Каждое утро перед отправкой в поле Симон раздавал невольникам пингу. Они становились в очередь во дворе зензалы, и надсмотрщик наполнял им кружки. В один прекрасный день раздачей водки занялся сам Алвим, надеясь в это время что-нибудь выведать. Когда он вошел во двор, все, как обычно, смиренно приветствовали его. Он взял бутыль с водкой и, прежде чем начать раздачу, обратился к невольникам со следующими словами:
– Мне сообщили, что некоторые из вас собираются бежать. Тому, кто расскажет, что происходит, я обещаю освобождение.

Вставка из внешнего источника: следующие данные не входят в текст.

__device__ void scan_tree_wave(TreeScratch &S, const TreeView &t, int max_code)
{
	const int lane = threadIdx.x;
	constexpr int NCH = (L_CODES + 63) / 64;
	const int n_el = max_code + 1;
	uint32_t v[NCH];
	uint64_t startmask[NCH];
#pragma unroll
	for (int c = 0; c < NCH; c++) {
		const int n = c * 64 + lane;
		v[c] = n < n_el ? (uint32_t)t.len[n] : 0xFFFFu;
		const uint32_t before = n == 0 ? 0xFFFFFFFFu : (uint32_t)t.len[max(n - 1, 0)];
		startmask[c] = __ballot(n < n_el && v[c] != before);
	}
	uint16_t *tk = S.tok();
	uint32_t base = (uint32_t)S.ntok;
#pragma unroll
	for (int c = 0; c < NCH; c++) {
		if (c * 64 >= n_el) break;
		const int n = c * 64 + lane;
		const bool start = (startmask[c] >> lane) & 1ull;
		uint32_t R = 0;
		if (start) {
			int nxt = n_el;
			const uint64_t rest = lane < 63 ? startmask[c] >> (lane + 1) : 0ull;
			if (rest) nxt = n + (int)__ffsll((long long)rest);
			else {
#pragma unroll
				for (int c2 = NCH - 1; c2 > c; c2--) if (startmask[c2]) nxt = min(nxt, c2 * 64 + (int)__ffsll((long long)startmask[c2]) - 1);
			}
			R = (uint32_t)(nxt - n);
		}
		const uint32_t val = v[c];
		uint32_t nlit_head = 0, nrep6 = 0, tail_lit = 0, tail_sym = 0xFFFFFFFFu, nbig = 0;
		if (start) {
			if (val != 0) {
				if (R < 4) nlit_head = R;
				else if (R <= 6) { nlit_head = 1; tail_sym = 16u | ((R - 4u) << 5); }
				else {
					nlit_head = 1; nrep6 = 1 + (R - 7u) / 6u;
					const uint32_t r = (R - 7u) % 6u;
					if (r < 3) tail_lit = r; else tail_sym = 16u | ((r - 3u) << 5);
				}
			} else {
				nbig = R / 138u;
				const uint32_t r = R % 138u;
				if (r < 3) tail_lit = r;
				else if (r <= 10) tail_sym = 17u | ((r - 3u) << 5);
				else tail_sym = 18u | ((r - 11u) << 5);
			}
		}
		const uint32_t ntok = nlit_head + nrep6 + nbig + tail_lit + (tail_sym != 0xFFFFFFFFu ? 1u : 0u);
		uint32_t inc = ntok;
#pragma unroll
		for (int d = 1; d < 64; d <<= 1) { const uint32_t o = (uint32_t)__shfl_up((int)inc, d, 64); if (lane >= d) inc += o; }
		if (start) {
			uint32_t w = base + inc - ntok;
			for (uint32_t i = 0; i < nlit_head; i++) tk[w++] = (uint16_t)val;
			for (uint32_t i = 0; i < nrep6; i++) tk[w++] = (uint16_t)(16u | (3u << 5));
			for (uint32_t i = 0; i < nbig; i++) tk[w++] = (uint16_t)(18u | (127u << 5));
			for (uint32_t i = 0; i < tail_lit; i++) tk[w++] = (uint16_t)val;
			if (tail_sym != 0xFFFFFFFFu) tk[w++] = (uint16_t)tail_sym;
			if (nlit_head + tail_lit) atomicAdd(&S.hdr_bits[val], nlit_head + tail_lit);
			if (nrep6) atomicAdd(&S.hdr_bits[16], nrep6);
			if (nbig) atomicAdd(&S.hdr_bits[18], nbig);
			if (tail_sym != 0xFFFFFFFFu) atomicAdd(&S.hdr_bits[tail_sym & 31u], 1u);
		}
		base += (uint32_t)__shfl((int)inc, 63, 64);
	}
	if (lane == 0) S.ntok = (int)base;
}

__device__ __forceinline__ void hdr_or(TreeScratch &S, uint32_t pos, uint32_t value, uint32_t n)
{
	const uint32_t w = pos >> 5, sh = pos & 31u;
	atomicOr(&S.hdr_bits[w], value << sh);
	if (sh + n > 32u) atomicOr(&S.hdr_bits[w + 1], value >> (32u - sh));
}

__device__ void send_header(TreeScratch &S)
{
	const int lane = threadIdx.x;
	const int nbl = S.max_blindex + 1;
	if (lane == 0) hdr_or(S, 0, (uint32_t)(S.lmax + 1 - 257) | ((uint32_t)(S.dmax + 1 - 1) << 5) | ((uint32_t)(nbl - 4) << 10), 14);
	if (lane < nbl) hdr_or(S, 14u + 3u * (uint32_t)lane, S.blen[S.bl_order[lane]], 3);
	uint32_t base = 14u + 3u * (uint32_t)nbl;
	const uint16_t *tk = S.tok();
	const int nt = S.ntok;
	for (int c0 = 0; c0 < nt; c0 += 64) {
		const int i = c0 + lane;
		uint32_t nbits = 0, val = 0;
		if (i < nt) {
			const uint32_t sym = tk[i] & 31u, ex = tk[i] >> 5;
			const uint32_t cl = S.blen[sym];
			nbits = cl + S.extra_bl[sym];
			val = (uint32_t)S.bcode[sym] | (ex << cl);
		}
		uint32_t inc = nbits;
#pragma unroll
		for (int d = 1; d < 64; d <<= 1) { const uint32_t o = (uint32_t)__shfl_up((int)inc, d, 64); if (lane >= d) inc += o; }
		if (nbits) hdr_or(S, base + inc - nbits, val, nbits);
		base += (uint32_t)__shfl((int)inc, 63, 64);
	}
	if (lane == 0) S.hdr_nbits = base;
}

constexpr int TREE_BLOCKS = 1;
__global__ void __launch_bounds__(64) dfl_tree_kernel(DeflateArgs a)
{
	__shared__ TreeScratch S4[TREE_BLOCKS];
	const int s = blockIdx.y, m0 = blockIdx.x * TREE_BLOCKS, lane = threadIdx.x;
	const uint32_t T = a.total_syms[s];
	const uint32_t L = a.in_sizes[s];
	uint32_t nfull = T / BLOCK_SYMS;
	if (T % BLOCK_SYMS == 0 && nfull > 0 && a.postloop_lit[s]) nfull--;
	const uint32_t nblocks = nfull + 1;
	BlockMeta *meta = a.block_meta + (size_t)s * a.max_blocks;
	if ((uint32_t)m0 >= nblocks) return;
	const int nb = (int)min((uint32_t)TREE_BLOCKS, nblocks - (uint32_t)m0);
	const uint32_t *bend = a.blk_end + (size_t)s * a.max_blocks;
	const bool owner = lane < nb;
#ifdef CCT_TREE_PROF
	long long tp[16]; int tpi = 0;
#define TREE_STAMP() do { if (tpi < 16) tp[tpi++] = clock64(); } while (0)
#else
#define TREE_STAMP() do {} while (0)
#endif
	TREE_STAMP();

	for (int q = 0; q < nb; q++) {
		TreeScratch &S = S4[q];
		const int m = m0 + q;
		const bool last = (uint32_t)m == nblocks - 1;
		const uint32_t first = (uint32_t)m * BLOCK_SYMS;
		const uint32_t nsym = last ? T - first : (uint32_t)BLOCK_SYMS;
		const uint32_t *sym = a.sym + (size_t)s * a.in_stride + first;
		for (int i = lane; i < HEAP_SIZE; i += 64) { S.freq[i] = 0; S.len[i] = 0; }
		for (int i = lane; i < L_CODES + 2; i += 64) S.code[i] = 0;
		for (int i = lane; i < 2 * D_CODES + 1; i += 64) { S.dfreq[i] = 0; S.dlen[i] = 0; S.ddad[i] = 0; }
		for (int i = lane; i < D_CODES + 2; i += 64) S.dcode[i] = 0;
		for (int i = lane; i < 2 * BL_CODES + 1; i += 64) { S.bfreq[i] = 0; S.blen[i] = 0; S.bdad[i] = 0; }
		for (int i = lane; i < BL_CODES + 1; i += 64) S.bcode[i] = 0;
		uint8_t *length_code = S.length_code(), *dist_code = S.dist_code();
		{
			uint8_t dc[8], lc4[4];
#pragma unroll
			for (int k = 0; k < 8; k++) dc[k] = c_dist_code[lane + 64 * k];
#pragma unroll
			for (int k = 0; k < 4; k++) lc4[k] = c_length_code[lane + 64 * k];
			const int l29 = min(lane, 28), l30 = min(lane, 29), l19 = min(lane, 18);
			const uint8_t xl = c_extra_lbits[l29], xd = c_extra_dbits[l30], xb = c_extra_blbits[l19], bo = c_bl_order[l19];
#pragma unroll
			for (int k = 0; k < 8; k++) dist_code[lane + 64 * k] = dc[k];
#pragma unroll
			for (int k = 0; k < 4; k++) length_code[lane + 64 * k] = lc4[k];
			if (lane < 29) S.extra_l[lane] = xl;
			if (lane < 30) S.extra_d[lane] = xd;
			if (lane < 19) { S.extra_bl[lane] = xb; S.bl_order[lane] = bo; }
		}
		uint32_t *hl = S.hist_l(), *hd = S.hist_d();
		for (int i = lane; i < L_CODES; i += 64) hl[i] = 0;
		if (lane < D_CODES) hd[lane] = 0;
		__syncthreads();
		{
			const uint32_t lasts = nsym ? nsym - 1 : 0;
			uint32_t nv[16];
#pragma unroll
			for (int k = 0; k < 16; k++) nv[k] = sym[min((uint32_t)(k * 64 + lane), lasts)];
			for (uint32_t i0 = 0; i0 < nsym; i0 += 64 * 16) {
				uint32_t v[16];
#pragma unroll
				for (int k = 0; k < 16; k++) v[k] = nv[k];
#pragma unroll
				for (int k = 0; k < 16; k++) nv[k] = sym[min(i0 + 1024u + (uint32_t)(k * 64 + lane), lasts)];
#pragma unroll
				for (int k = 0; k < 16; k++) {
					if (i0 + (uint32_t)(k * 64 + lane) >= nsym) continue;
					const uint32_t dist = v[k] >> 16, lc = v[k] & 0xFFu;
					if (dist == 0) atomicAdd(&hl[lc], 1u);
					else {
						const uint32_t d1 = dist - 1;
						atomicAdd(&hl[length_code[lc] + 256 + 1], 1u);
						atomicAdd(&hd[d1 < 256 ? dist_code[d1] : dist_code[256 + (d1 >> 7)]], 1u);
					}
				}
			}
		}
		__syncthreads();
		for (int i = lane; i < L_CODES; i += 64) S.freq[i] = (uint16_t)hl[i];
		if (lane < D_CODES) S.dfreq[lane] = (uint16_t)hd[lane];
		for (int i = lane; i < 160; i += 64) S.hdr_bits[i] = 0;
		if (lane == 0) { S.opt_len = 0; S.static_len = 0; S.hdr_nbits = 0; S.ntok = 0; S.btype = 0; S.max_blindex = 0; }
		__syncthreads();
		if (lane == 0) S.freq[END_BLOCK] = 1;
		for (int i = lane; i < HEAP_SIZE; i += 64) S.dad[i] = 0;
	}
	__syncthreads();
	TREE_STAMP();
#pragma unroll 1
	for (int kind = 0; kind < 3; kind++) {
		if (kind == 2) {
			if (owner) S4[lane].dyn_body_bits = S4[lane].opt_len;
			__syncthreads();
			for (int q = 0; q < nb; q++) {
				TreeScratch &S = S4[q];
				scan_tree_wave(S, view_of(S, 0), S.lmax);
				__syncthreads();
				scan_tree_wave(S, view_of(S, 1), S.dmax);
				__syncthreads();
				if (lane < BL_CODES) { S.bfreq[lane] = (uint16_t)S.hdr_bits[lane]; S.hdr_bits[lane] = 0; }
			}
			__syncthreads();
		}
		for (int q = 0; q < nb; q++) tree_leaves(S4[q], kind);
		__syncthreads();
		TREE_STAMP();
		if (owner) tree_heap(S4[lane], kind);
		__syncthreads();
		TREE_STAMP();
		for (int q = 0; q < nb; q++) tree_depths(S4[q], kind);
		__syncthreads();
		if (owner) {
			tree_fix(S4[lane], kind);
			if (kind == 0) S4[lane].lmax = S4[lane].max_code; else if (kind == 1) S4[lane].dmax = S4[lane].max_code;
		}
		__syncthreads();
		for (int q = 0; q < nb; q++) tree_codes(S4[q], kind);
		__syncthreads();
		TREE_STAMP();
	}
	if (owner) {
		TreeScratch &S = S4[lane];
		const int m = m0 + lane;
		const bool last = (uint32_t)m == nblocks - 1;
		const uint32_t first = (uint32_t)m * BLOCK_SYMS;
		const uint32_t nsym = last ? T - first : (uint32_t)BLOCK_SYMS;
		const uint32_t in_begin = m == 0 ? 0u : bend[m - 1];
		const uint32_t in_end = last ? L : bend[m];
		int max_blindex;
		for (max_blindex = BL_CODES - 1; max_blindex >= 3; max_blindex--)
			if (S.blen[S.bl_order[max_blindex]] != 0) break;
		S.opt_len += 3 * ((uint32_t)max_blindex + 1) + 5 + 5 + 4;
		uint32_t opt_lenb = (S.opt_len + 3 + 7) >> 3;
		const uint32_t static_lenb = (S.static_len + 3 + 7) >> 3;
		if (static_lenb <= opt_lenb) opt_lenb = static_lenb;
		const uint32_t stored_len = in_end - in_begin;
		BlockMeta bm;
		bm.in_begin = in_begin; bm.stored_len = stored_len; bm.first_sym = first; bm.nsym = nsym; bm.last = last ? 1u : 0u;
		if (stored_len + 4 <= opt_lenb) {
			bm.type = 0; bm.hdr_nbits = 0; bm.body_bits = 0;
		} else if (static_lenb == opt_lenb) {
			bm.type = 1; bm.hdr_nbits = 0; bm.body_bits = S.static_len;
		} else {
			bm.type = 2; bm.hdr_nbits = 0;
			bm.body_bits = S.dyn_body_bits;
		}
		S.btype = (int)bm.type; S.max_blindex = max_blindex;
		meta[m] = bm;
		if (m == 0) a.n_blocks[s] = nblocks;
	}
	__syncthreads();
	for (int q = 0; q < nb; q++) {
		TreeScratch &S = S4[q];
		if (S.btype != 2) continue;
		send_header(S);
		__syncthreads();
		BlockTables *bt = a.block_tables + ((size_t)s * a.max_blocks + m0 + q);
		for (int i = lane; i * 32 < (int)S.hdr_nbits; i += 64) bt->hdr_bits[i] = S.hdr_bits[i];
		if (lane == 0) meta[m0 + q].hdr_nbits = S.hdr_nbits;
	}
	__syncthreads();
	TREE_STAMP();
#ifdef CCT_TREE_PROF
	if (s == 0 && m0 == 0 && lane == 0) {
		printf("[tree prof] nb=%d:", nb);
		for (int i = 1; i < tpi; i++) printf(" %lld", tp[i] - tp[i - 1]);
		printf("  (hist | leaves0 heap0 rest0 | scan+leaves1 heap1 rest1 | scan_tree+leaves2 heap2 rest2 | final)\n");
	}
#endif
	for (int q = 0; q < nb; q++) {
		TreeScratch &S = S4[q];
		BlockTables *bt = a.block_tables + ((size_t)s * a.max_blocks + m0 + q);
		for (int i = lane; i < L_CODES; i += 64) { bt->lcode[i] = S.code[i]; bt->llen[i] = (uint8_t)S.len[i]; }
		if (lane < D_CODES) { bt->dcode[lane] = S.dcode[lane]; bt->dlen[lane] = (uint8_t)S.dlen[lane]; }
	}
}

Алвим подождал. Никто не шелохнулся.
Он закусил губу, сдерживая злобу, и снова заговорил:
– Если кто-либо из вас намерен бежать, пусть не подходит за водкой.
Подождал… ничего. Объяснил лучше:
– Кто не подойдет за своей порцией, тот, значит, готовится к побегу…
Негры переглянулись, но продолжали молчать.
– Понятно?
– Да, сеньор, – ответило несколько голосов.
Не имея возможности выместить злобу на всех, хозяин не хотел признать себя побежденным.